Sent from Petguide.com Free App


----------



## 10cats2dogs (Jun 16, 2013)

Munch is just so dog gone CUTE!
I love how he looks at you like,
"Really Mom, I'm not misbehaving!!"


----------



## emilyatl (Sep 9, 2013)

I love watching his antics. He looks like he probably gets into stuff and tries blames the dogs a lot.  Smart boy.


----------



## DeafDogs&Cat (Mar 27, 2013)

Hahaha yup. .. except I always know it's him as the stuff he gets into is too high for the 7" tall dachshunds and my big guy is crated when I'm not home lol

Sent from Petguide.com Free App


----------



## emilyatl (Sep 9, 2013)

LOL. Yeah, not much you can blame on doxies if it's up high.


----------



## snowy (Aug 23, 2012)

Munch is always so CUTE! and what was that? socks?


----------



## DeafDogs&Cat (Mar 27, 2013)

Oliver's booties all velcroed together lol

Sent from Petguide.com Free App


----------



## Marcia (Dec 26, 2010)

Try one of these! I just bought 3 and my cats don't know what to make of them. One headed right for my behemoth Jack and he scurried away! SO funny, poor guy! Taking one to the shelter tomorrow, should be fun!

Amazon.com: Innovation First Hexbug Nano: Toys & Games


----------



## snowy (Aug 23, 2012)

Someone mentioned that in another thread, and I was interested. Googled and am still wondering how to play that. Its remote controlled? or just add battery and let it run by itself.

p.s. oh sorry, just saw the video on Amazon, so its not a remote controlled toy.


----------



## rural-cat (Dec 6, 2013)

i love seeing munch, both pics and videos! he sure does find lots of fun things to do!


----------



## Tiliqua (Jan 22, 2013)

Love it!

He and Orion are seriously soul mates - very similar, busy, unafraid cats.


----------



## DeafDogs&Cat (Mar 27, 2013)

Hmmm... jerks would be a better term lol

Sent from Petguide.com Free App


----------



## NebraskaCat (Jan 15, 2013)

I think we need Munch for President or Munch Fan Club t-shirts in our gift shop.


----------



## DeafDogs&Cat (Mar 27, 2013)

NebraskaCat said:


> I think we need Munch for President or Munch Fan Club t-shirts in our gift shop.


LOL that's funny! 

Sent from Petguide.com Free App


----------



## DeafDogs&Cat (Mar 27, 2013)

rural-cat said:


> i love seeing munch, both pics and videos! he sure does find lots of fun things to do!


Fun for whom?

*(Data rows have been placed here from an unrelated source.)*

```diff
@@ -1401,11 +1471,12 @@
     for (int c = 0; c < 4096; c++)
       if (h[c * 16 + 3]) { nb++; for (int k = 0; k < 16; k++) s[k] += (double)h[c * 16 + k]; }
     if (nb) {
-      fprintf(stderr, "ldw dbg block %lld (%d CTAs, kilo-cycles avg): producer total %.0f wait_jempty %.0f wait_empty %.0f | "
-              "mma total %.0f wait_tempty %.0f wait_ready %.0f | expander total %.0f wait_full %.0f | epi(first) total %.0f "
-              "wait_jfull %.0f wait_tfull %.0f | epi(last) total %.0f wait_jfull %.0f wait_tfull %.0f\n", (long long)dbg_block, nb,
-              s[0] / nb / 1e3, s[1] / nb / 1e3, s[2] / nb / 1e3, s[3] / nb / 1e3, s[4] / nb / 1e3, s[5] / nb / 1e3, s[12] / nb / 1e3,
-              s[13] / nb / 1e3, s[6] / nb / 1e3, s[7] / nb / 1e3, s[8] / nb / 1e3, s[9] / nb / 1e3, s[10] / nb / 1e3, s[11] / nb / 1e3);
+      fprintf(stderr, "ldw dbg block %lld (%d CTAs, kilo-cycles avg): producer total %.0f wait_jempty %.0f wait_empty %.0f "
+              "wait_aempty %.0f | mma total %.0f wait_tempty %.0f wait_ready %.0f | expander total %.0f wait_full %.0f wait_afull %.0f | "
+              "epi(first) total %.0f wait_jfull %.0f wait_tfull %.0f | epi(last) total %.0f wait_jfull %.0f wait_tfull %.0f\n",
+              (long long)dbg_block, nb, s[0] / nb / 1e3, s[1] / nb / 1e3, s[2] / nb / 1e3, s[14] / nb / 1e3, s[3] / nb / 1e3,
+              s[4] / nb / 1e3, s[5] / nb / 1e3, s[12] / nb / 1e3, s[13] / nb / 1e3, s[15] / nb / 1e3, s[6] / nb / 1e3,
+              s[7] / nb / 1e3, s[8] / nb / 1e3, s[9] / nb / 1e3, s[10] / nb / 1e3, s[11] / nb / 1e3);
     }
   }
   kev_cleanup();
diff --git a/ldweaver_b200/csrc/mi_types.h b/ldweaver_b200/csrc/mi_types.h
--- a/ldweaver_b200/csrc/mi_types.h
+++ b/ldweaver_b200/csrc/mi_types.h
@@ -28,7 +28,7 @@
 };
 static_assert(sizeof(ColDyn) == 32, "ColDyn must be 32 bytes");
 
-enum : uint32_t { TILE_HAS_SR = 1u, TILE_NULL = 2u };
+enum : uint32_t { TILE_HAS_SR = 1u, TILE_NULL = 2u, TILE_AREL = 4u, TILE_ALAST = 8u, TILE_RLOAD = 16u, TILE_RLAST = 32u };
 
 struct __align__(16) TileDesc {
   int32_t a_row0, a_pstride;
@@ -37,7 +37,8 @@
   int32_t i_dyn0, j_dyn0;
   uint8_t PA, PB, njlog2, flags;
   uint8_t flags1, pad8[3];
-  int32_t pad[2];
+  int32_t next;
+  int32_t pad;
 };
 static_assert(sizeof(TileDesc) == 48, "TileDesc must be 48 bytes");
 
@@ -51,6 +52,8 @@
 struct ScanParams {
   const TileDesc* tiles;
   int32_t n_tiles;
+  const int32_t* chunk_beg;
+  int32_t n_chunks, walk_pairs;
   const Rec* rec;
   int64_t rec_vstride;
   const RowDyn* rowdyn;
```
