# zrudnick/bramble

Hardware: AMD Instinct MI355X
Metric: projected alignments/sec vs GENCODE-scale annotation (higher is better)
Workload: dtype u32; 1 GPU; device-resident (inputs already in HBM, packed rows left in HBM): 10M paired-end 2x100 short reads (name-collated, unstranded) vs GENCODE-shaped synthetic annotation (250836 transcripts, 1684128 transcript-exon rows, 25 refs); BASELINE.json configs[1]; group_lanes=8, seed=0xb4a3b1e

## Files before the change

### bramble_amd/csrc/direct_kernels.inc

```

#define WAVE_SYNC()                                                \
  do {                                                             \
    __builtin_amdgcn_fence(__ATOMIC_RELEASE, "workgroup");         \
    __builtin_amdgcn_wave_barrier();                               \
    __builtin_amdgcn_fence(__ATOMIC_ACQUIRE, "workgroup");         \
  } while (0)

__global__ void __launch_bounds__(256) k_name_seed(DirectArgs D) {
  const int64_t g = (int64_t)blockIdx.x * blockDim.x + threadIdx.x;
  if (g >= D.n_groups) return;
  const uint32_t a0 = D.group_off[g];
  const uint32_t no = D.name_off[a0];
  Mt64Lazy gen;
  gen.seed(hash_bytes(D.names + no, D.name_off[a0 + 1] - no));
  D.rnd0[g] = gen();
}
__device__ __forceinline__ uint32_t pick_from(uint64_t z0, const uint8_t *name, uint64_t len, uint32_t n) {
  uint64_t hi, lo;
  mul64wide(z0, (uint64_t)n, hi, lo);
  if (lo < (uint64_t)n) {
    const uint64_t thr = (0 - (uint64_t)n) % (uint64_t)n;
    if (lo < thr) return primary_pick(name, len, n);
  }
  return (uint32_t)hi;
// ... 586 lines not shown
#pragma unroll
      for (int st = 32; st; st >>= 1) if (sh_pre[wv][l + st] <= e) l += st;
      D.m_aln[first + e] = sh_v[wv][l];
    }
  }
}

template <int CLS>
__global__ void __launch_bounds__(256, CLS == 1 ? 8 : 6) k_emit_rows(ProjectArgs A, DirectArgs D, int64_t first, int64_t n_end) {
  __shared__ uint32_t sh_cig[CLS == 1 ? 1 : 256 * LDS_SLOT];
  __shared__ uint16_t sh_mops[CLS == 1 ? 1 : 256];
  if (CLS != 1) {
    sh_mops[threadIdx.x] = (uint16_t)((merge_action(threadIdx.x >> 4, threadIdx.x & 15u) << 8) | merge_ops(threadIdx.x >> 4, threadIdx.x & 15u));
    __syncthreads();
  }
  const int64_t e64 = first + (int64_t)blockIdx.x * blockDim.x + threadIdx.x;
  if (e64 >= n_end) return;
  const DevIndex &ix = A.ix;
  const DevCfg &cfg = A.cfg;
  typedef uint32_t ntl4 __attribute__((ext_vector_type(4)));
  typedef uint32_t ntl2 __attribute__((ext_vector_type(2)));
  const uint32_t a = __builtin_nontemporal_load(D.m_aln + e64);
  if (a == 0xffffffffu) return;
  const ntl4 hd_ = __builtin_nontemporal_load((const ntl4 *)(A.head + a)), rg_ = __builtin_nontemporal_load((const ntl4 *)(A.ranges + a));
  const ntl2 f_ = __builtin_nontemporal_load((const ntl2 *)(D.fm + a)), gd_ = __builtin_nontemporal_load((const ntl2 *)(D.gd + a)), dp_ = __builtin_nontemporal_load((const ntl2 *)(D.dpos + a));
  const uint4 hd = make_uint4(hd_.x, hd_.y, hd_.z, hd_.w), rg = make_uint4(rg_.x, rg_.y, rg_.z, rg_.w);
  const uint2 f = make_uint2(f_.x, f_.y), gd = make_uint2(gd_.x, gd_.y), dp = make_uint2(dp_.x, dp_.y);
  const uint4 E = make_uint4(gd.x, gd.y, dp.x, dp.y);
  const uint32_t is_fast = CLS == 1;
  uint4 hd2 = make_uint4(0, 0, 0, 0);
  uint32_t c0 = 0, c1 = 0;
  RealCig rc;
  if (CLS != 1) { hd2 = A.head2[a]; c0 = A.cigar_off[a]; c1 = A.cigar_off[a + 1]; }
  const uint32_t n_seg = hd.z, rid = hd.w >> 2;
  const uint2 q0 = make_uint2(hd.x, hd.y);
  const int st0 = (n_seg == 1) ? ST_ONLY : ST_FIRST;
  const uint32_t n0 = rg.y - rg.x;
  if (CLS != 1) rc.fetch(A.cigar + c0, c1 - c0);
  const uint32_t k = (uint32_t)e64 - E.w;
  const uint64_t fmask = (uint64_t)f.x | ((uint64_t)f.y << 32);
  uint64_t mm = fmask;
  for (uint32_t j = 0; j < k; j++) mm &= mm - 1;
  const uint32_t item = (uint32_t)(__ffsll((long long)mm) - 1);
  const int s = item < n0 ? 0 : 1;
  const uint32_t row = s == 0 ? rg.x + item : rg.z + (item - n0);
  const uint4 r_a = ix.s_row[2 * (size_t)row], r_b = ix.s_row[2 * (size_t)row + 1];
  const uint32_t gs = r_a.x, gend = r_a.y;
  const uint4 pay = make_uint4(r_b.x, r_b.y, r_a.w, r_b.z);
  uint32_t c = 0;
  {
    for (uint64_t m2 = fmask; m2;) {
      uint32_t t8[8]; bool ok[8];
#pragma unroll
      for (int u = 0; u < 8; u++) {
        ok[u] = m2 != 0;
        const uint32_t b = ok[u] ? (uint32_t)(__ffsll((long long)m2) - 1) : item;
        m2 &= m2 - 1;
        t8[u] = ix.s_tid[b < n0 ? rg.x + b : rg.z + (b - n0)];
      }
#pragma unroll
      for (int u = 0; u < 8; u++) c += (ok[u] && t8[u] < pay.x) ? 1u : 0u;
    }
  }
  Hit h0;
  classify(s == 1, st0, q0.x, q0.y, gs, gend, pay.z, cfg, h0);
  if (is_fast) {
    const uint32_t os = q0.x > gs ? q0.x : gs, oe = q0.y < gend ? q0.y : gend;
    const uint32_t ml = oe - os;
    uint32_t w0, w1 = 0, w2 = 0, n_out;
    if (h0.left_ins) { w0 = CIG_GEN(h0.left_ins, OP_S); w1 = CIG_GEN(ml, OP_M); n_out = 2; if (h0.right_ins) { w2 = CIG_GEN(h0.right_ins, OP_S); n_out = 3; } }
    else { w0 = CIG_GEN(ml, OP_M); n_out = 1; if (h0.right_ins) { w1 = CIG_GEN(h0.right_ins, OP_S); n_out = 2; } }
    const uint32_t junc = ((h0.left_ins == 0 && h0.left_gap == 0) ? 1u : 0u) + ((h0.right_ins == 0 && h0.right_gap == 0) ? 1u : 0u);
    uint64_t cref = (uint64_t)w0 | ((uint64_t)w1 << 32);
    if (n_out == 3) {
      cref = D.cig_base[a] + (uint64_t)c * (1u + 2u * 6u);
      uint32_t *slot = A.cig_arena + cref;
      slot[0] = w0; slot[1] = w1; slot[2] = w2;
    }
    write_row(D, E, a, c, pay.x, h0.pos, n_out, s == 1, cref, junc, ml);
    return;
  }
  if (CLS == 1) return;
  ReadCtx rd;
  rd.n_seg = n_seg; rd.seg = A.seg + (size_t)c0 + (size_t)a; rd.real = A.cigar + c0; rd.n_real = c1 - c0; rd.q12 = hd2;
  const uint4 *Ex = ix.tx_ex + pay.w;
  const uint32_t i0 = pay.y & 0x7fffffffu;
  CandOut p1;
  bool plain = false;
  const uint32_t sb = ix.slab_off[2 * rid + s], se = ix.slab_off[2 * rid + s + 1];
  if (n_seg == 1) { p1.alive = true; p1.fwpos = h0.pos; p1.rcpos = h0.pos; p1.n_seg = 1; p1.n_gex = 1; p1.i_lastm = i0; p1.last_right_ins = h0.right_ins; p1.last_right_gap = h0.right_gap; }
  else if (!cfg.long_reads && !cfg.ignore_small_exons) {
    plain = true;
    p1.alive = true; p1.fwpos = h0.pos; p1.rcpos = h0.pos; p1.n_seg = n_seg; p1.n_gex = n_seg; p1.i_lastm = i0;
    p1.last_right_ins = 0; p1.last_right_gap = 0;
  }
  else p1 = walk_pass1(ix, cfg, rd, Ex, s == 1, sb, se, i0, make_uint4(gs, gend, pay.z, 0), make_uint2(r_a.z, r_b.w), q0, h0);
  const uint32_t ideal_cap = 4u * n_seg + 2u;
  const uint32_t cap = rd.n_real + 2u * ideal_cap;
  const uint64_t slot_off = D.cig_base[a] + (uint64_t)c * cap;
  uint32_t *slot = A.cig_arena + slot_off;
  uint32_t *lds = &sh_cig[(CLS == 1 ? 0 : threadIdx.x) * LDS_SLOT];
  const bool ideal_lds = ideal_cap <= LDS_IDEAL;
  uint32_t *ideal = ideal_lds ? lds : slot + rd.n_real + ideal_cap;
  Acc acc; IdealSink sk;
  sk.init(ideal);
  walk_pass2(ix, cfg, rd, Ex, s == 1, sb, se, i0, q0, make_uint4(gs, gend, pay.z, 0), make_uint2(r_a.z, r_b.w), h0, p1, acc, sk, no_clip(), no_clip());
  const uint32_t n_ideal = sk.finish();
  const bool out_lds = ideal_lds && (rd.n_real + n_ideal <= LDS_SLOT - LDS_IDEAL);
  uint32_t *outp = out_lds ? lds + LDS_IDEAL : slot;
  const uint32_t n_out = merge_cigars(rc, rd.n_real, ideal, n_ideal, outp, sh_mops);
  uint64_t cig_ref = slot_off;
  if (n_out <= 2) cig_ref = (uint64_t)(n_out > 0 ? outp[0] : 0u) | ((uint64_t)(n_out > 1 ? outp[1] : 0u) << 32);
// ... 43 lines not shown
```
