@@ -2008,8 +2023,8 @@
       pa.y += t0 * e1.y;
       pb.x += t1 * e1.x;
       pb.y += t1 * e1.y;
-      sums(a, tap(u0, l0, c0), oa, xa, p0, pa, m0);
-      sums(b, tap(u1, l1, c1), ob, xb, p0, pb, m0);
+      tk_stats_pixel(a, tk_tap16(u0, l0, c0), oa, xa, p0, pa, m0);
+      tk_stats_pixel(b, tk_tap16(u1, l1, c1), ob, xb, p0, pb, m0);
       esum(ea, oa, xa, en, m0);
       esum(eb, ob, xb, en, m0);
     };
@@ -2049,6 +2064,169 @@
   }
 }
 
+constexpr int TK_STAT_SLOTS = 16;
+
+template <int CTL>
+__device__ __forceinline__ float tk_dpp(float x) {
+  return __int_as_float(__builtin_amdgcn_update_dpp(0, __float_as_int(x), CTL, 0xf, 0xf, false));
+}
+
+__device__ __forceinline__ float tk_strip_reduce(const float* v, int lane) {
+  const bool b3 = lane & 8, b2 = lane & 4, b1 = lane & 2, b0 = lane & 1;
+  float w[8];
+#pragma unroll
+  for (int i = 0; i < 8; ++i) {
+    const float hi = i < 4 ? v[8 + i] : 0.f;
+    const float keep = b3 ? hi : v[i], send = b3 ? v[i] : hi;
+    w[i] = keep + tk_dpp<0x140>(send);
+  }
+#pragma unroll
+  for (int i = 0; i < 4; ++i) {
+    const float keep = b2 ? w[4 + i] : w[i], send = b2 ? w[i] : w[4 + i];
+    w[i] = keep + tk_dpp<0x141>(send);
+  }
+#pragma unroll
+  for (int i = 0; i < 2; ++i) {
+    const float keep = b1 ? w[2 + i] : w[i], send = b1 ? w[i] : w[2 + i];
+    w[i] = keep + tk_dpp<0x4e>(send);
+  }
+  const float keep = b0 ? w[1] : w[0], send = b0 ? w[0] : w[1];
+  float r = keep + tk_dpp<0xb1>(send);
+  r += __shfl_xor(r, 16, 64);
+  r += __shfl_xor(r, 32, 64);
+  return r;
+}
+
+template <int R>
+__global__ __launch_bounds__(256) __attribute__((amdgpu_waves_per_eu(4)))
+void step_stats_eigen_strip_kernel(
+    const cf* __restrict__ chi, const float* __restrict__ scan, const cf* __restrict__ gobj,
+    const TkProbe probe, const cf* __restrict__ mpu, const cf* __restrict__ patches,
+    const cf* __restrict__ update, const float* __restrict__ nacc, float inv_count, float beta,
+    float* __restrict__ tab, int nscan, int chi_modes, int pw, int H, int W, int chunk) {
+  const long P = (long)pw * pw;
+  const int cols = pw, groups = 256 / cols;
+  const int nstrip = pw / (groups * R);
+  const int strip = (int)blockIdx.x % nstrip, ch = (int)blockIdx.x / nstrip;
+  const int x = (int)threadIdx.x % cols;
+  const int ybeg = (strip * groups + (int)threadIdx.x / cols) * R;
+  const int lane = (int)threadIdx.x & 63, wave = (int)threadIdx.x >> 6;
+  const TkEigenScale es = tk_eigen_scale(nacc, inv_count, beta, P);
+  cf p0[R], m0[R], e1[R], en[R];
+#pragma unroll
+  for (int y = 0; y < R; ++y) {
+    const int p = (ybeg + y) * pw + x;
+    p0[y] = probe.probe[p];
+    m0[y] = mpu[p];
+    e1[y] = probe.eigen[p];
+    en[y] = (e1[y] + update[p] * es.kk) * es.inv;
+  }
+  auto taps16 = [&](const unsigned off) {
+    tk_v4f t;
+    __builtin_memcpy(&t, reinterpret_cast<const char*>(gobj) + off, sizeof(t));
+    return t;
+  };
+  auto opaque = [&]() {
+#pragma unroll
+    for (int y = 0; y < R; ++y)
+      asm volatile("" : "+v"(p0[y].x), "+v"(p0[y].y), "+v"(m0[y].x), "+v"(m0[y].y),
+                        "+v"(e1[y].x), "+v"(e1[y].y), "+v"(en[y].x), "+v"(en[y].y));
+  };
+  opaque();
+  const int nend = (ch + 1) * chunk < nscan ? (ch + 1) * chunk : nscan;
+  const long wstride = (long)(probe.C + 1) * probe.S;
+  const unsigned rel0 = (unsigned)(ybeg * W + x);
+  const unsigned pix0 = (unsigned)(ybeg * pw + x);
+  for (int n = ch * chunk; n < nend; ++n) {
+    const TkCorner c = tk_corner(scan, n);
+    if (!(c.sy >= 0 && c.sx >= 0 && c.sy + pw < H && c.sx + pw < W)) continue;
+    const float* __restrict__ w = probe.weights + n * wstride;
+    const float s0 = w[0], t0 = w[probe.S];
+    const unsigned base = (unsigned)(c.sy * W + c.sx);
+    const cf* __restrict__ chi_n = chi + ((long)n * chi_modes) * P;
+    const cf* __restrict__ pat_n = patches + (long)n * P;
+    opaque();
+    unsigned poff = pix0 * 8u;
+    asm volatile("" : "+v"(poff));
+    tk_v4f t[R + 1];
+    cf o[R], x0[R];
+#pragma unroll
+    for (int y = 0; y <= R; ++y) t[y] = taps16((base + rel0 + (unsigned)(y * W)) * 8u);
+#pragma unroll
+    for (int y = 0; y < R; ++y) {
+      o[y] = *tk_at(pat_n, poff + (unsigned)(y * pw) * 8u);
+      x0[y] = *tk_at(chi_n, poff + (unsigned)(y * pw) * 8u);
+    }
+    float v[12];
+#pragma unroll
+    for (int k = 0; k < 12; ++k) v[k] = 0.f;
+#pragma unroll
+    for (int y = 0; y < R; ++y) {
+      cf pn = p0[y] * s0;
+      pn.x += t0 * e1[y].x;
+      pn.y += t0 * e1[y].y;
+      tk_stats_pixel(v, tk_tap16(t[y], t[y + 1], c), o[y], x0[y], p0[y], pn, m0[y]);
+      tk_esum_pixel(v + 8, o[y], x0[y], en[y], m0[y]);
+    }
+    const float r = tk_strip_reduce(v, lane);
+    if (lane < TK_STAT_SLOTS)
+      tab[(((long)n * nstrip + strip) * 4 + wave) * TK_STAT_SLOTS + lane] = r;
+  }
+}
+
+__global__ __launch_bounds__(256) void step_stats_strip_finish_kernel(
+    const float* __restrict__ tab, int nslab, const cf* __restrict__ chi,
+    const float* __restrict__ scan, const cf* __restrict__ gobj, const TkProbe probe,
+    const cf* __restrict__ mpu, const cf* __restrict__ patches, const cf* __restrict__ update,
+    const float* __restrict__ nacc, float inv_count, float beta, float* __restrict__ stats,
+    float* __restrict__ sums5, int nscan, int chi_modes, int pw, int H, int W) {
+  __shared__ float red[4];
+  __shared__ float part[16][TK_STAT_SLOTS];
+  const long P = (long)pw * pw;
+  for (int n = blockIdx.x; n < nscan; n += gridDim.x) {
+    const TkCorner c = tk_corner(scan, n);
+    if (!(c.sy >= 0 && c.sx >= 0 && c.sy + pw < H && c.sx + pw < W)) {
+      const TkEigenScale es = tk_eigen_scale(nacc, inv_count, beta, P);
+      step_stats_item<true, true>(chi, scan, nullptr, gobj, probe, mpu, patches, stats,
+                                  chi_modes, pw, H, W, nullptr, nullptr, 1, n, 0, red);
+      float a[4] = {0.f, 0.f, 0.f, 0.f};
+      for (int p = threadIdx.x; p < (int)P; p += 256)
+        tk_esum_pixel(a, patches[(long)n * P + p], chi[(long)n * chi_modes * P + p],
+                      (probe.eigen[p] + update[p] * es.kk) * es.inv, mpu[p]);
+      float t[4];
+#pragma unroll
+      for (int k = 0; k < 4; ++k) t[k] = tk_block_sum256(a[k], red);
+      if (threadIdx.x == 0) {
+        float* o = sums5 + (long)n * 5;
+        o[0] = t[0];
+        o[1] = t[1];
+        o[2] = t[2];
+        o[3] = t[0];
+        o[4] = t[3];
+      }
+      continue;
+    }
+    const int slot = (int)threadIdx.x & 15, g = (int)threadIdx.x >> 4;
+    float s = 0.f;
+    for (int k = g; k < nslab; k += 16) s += tab[((long)n * nslab + k) * TK_STAT_SLOTS + slot];
+    __syncthreads();
+    part[g][slot] = s;
+    __syncthreads();
+    if (threadIdx.x < 12) {
+      float t = 0.f;
+#pragma unroll
+      for (int k = 0; k < 16; ++k) t += part[k][slot];
+      if (slot < 8) {
+        stats[(long)n * 8 + slot] = t;
+      } else {
+        float* o = sums5 + (long)n * 5;
+        o[slot < 11 ? slot - 8 : 4] = t;
+        if (slot == 8) o[3] = t;
+      }
+    }
+  }
+}
+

Lol I'm always having to clean up his messes! Hahaha

Sent from Petguide.com Free App


----------



## BigLittleSmall (Dec 9, 2013)

Awww I love a busy cat! He & Mr. Diggs would have a ball together (and look quite fabulous in the process lo).

Isn't that how it always works .. you go out and put all this time & effort into finding "just the right toys" and you come home .. and they'd rather play with the cap off the gallon of milk and you're like -_- really cat .. really lol


----------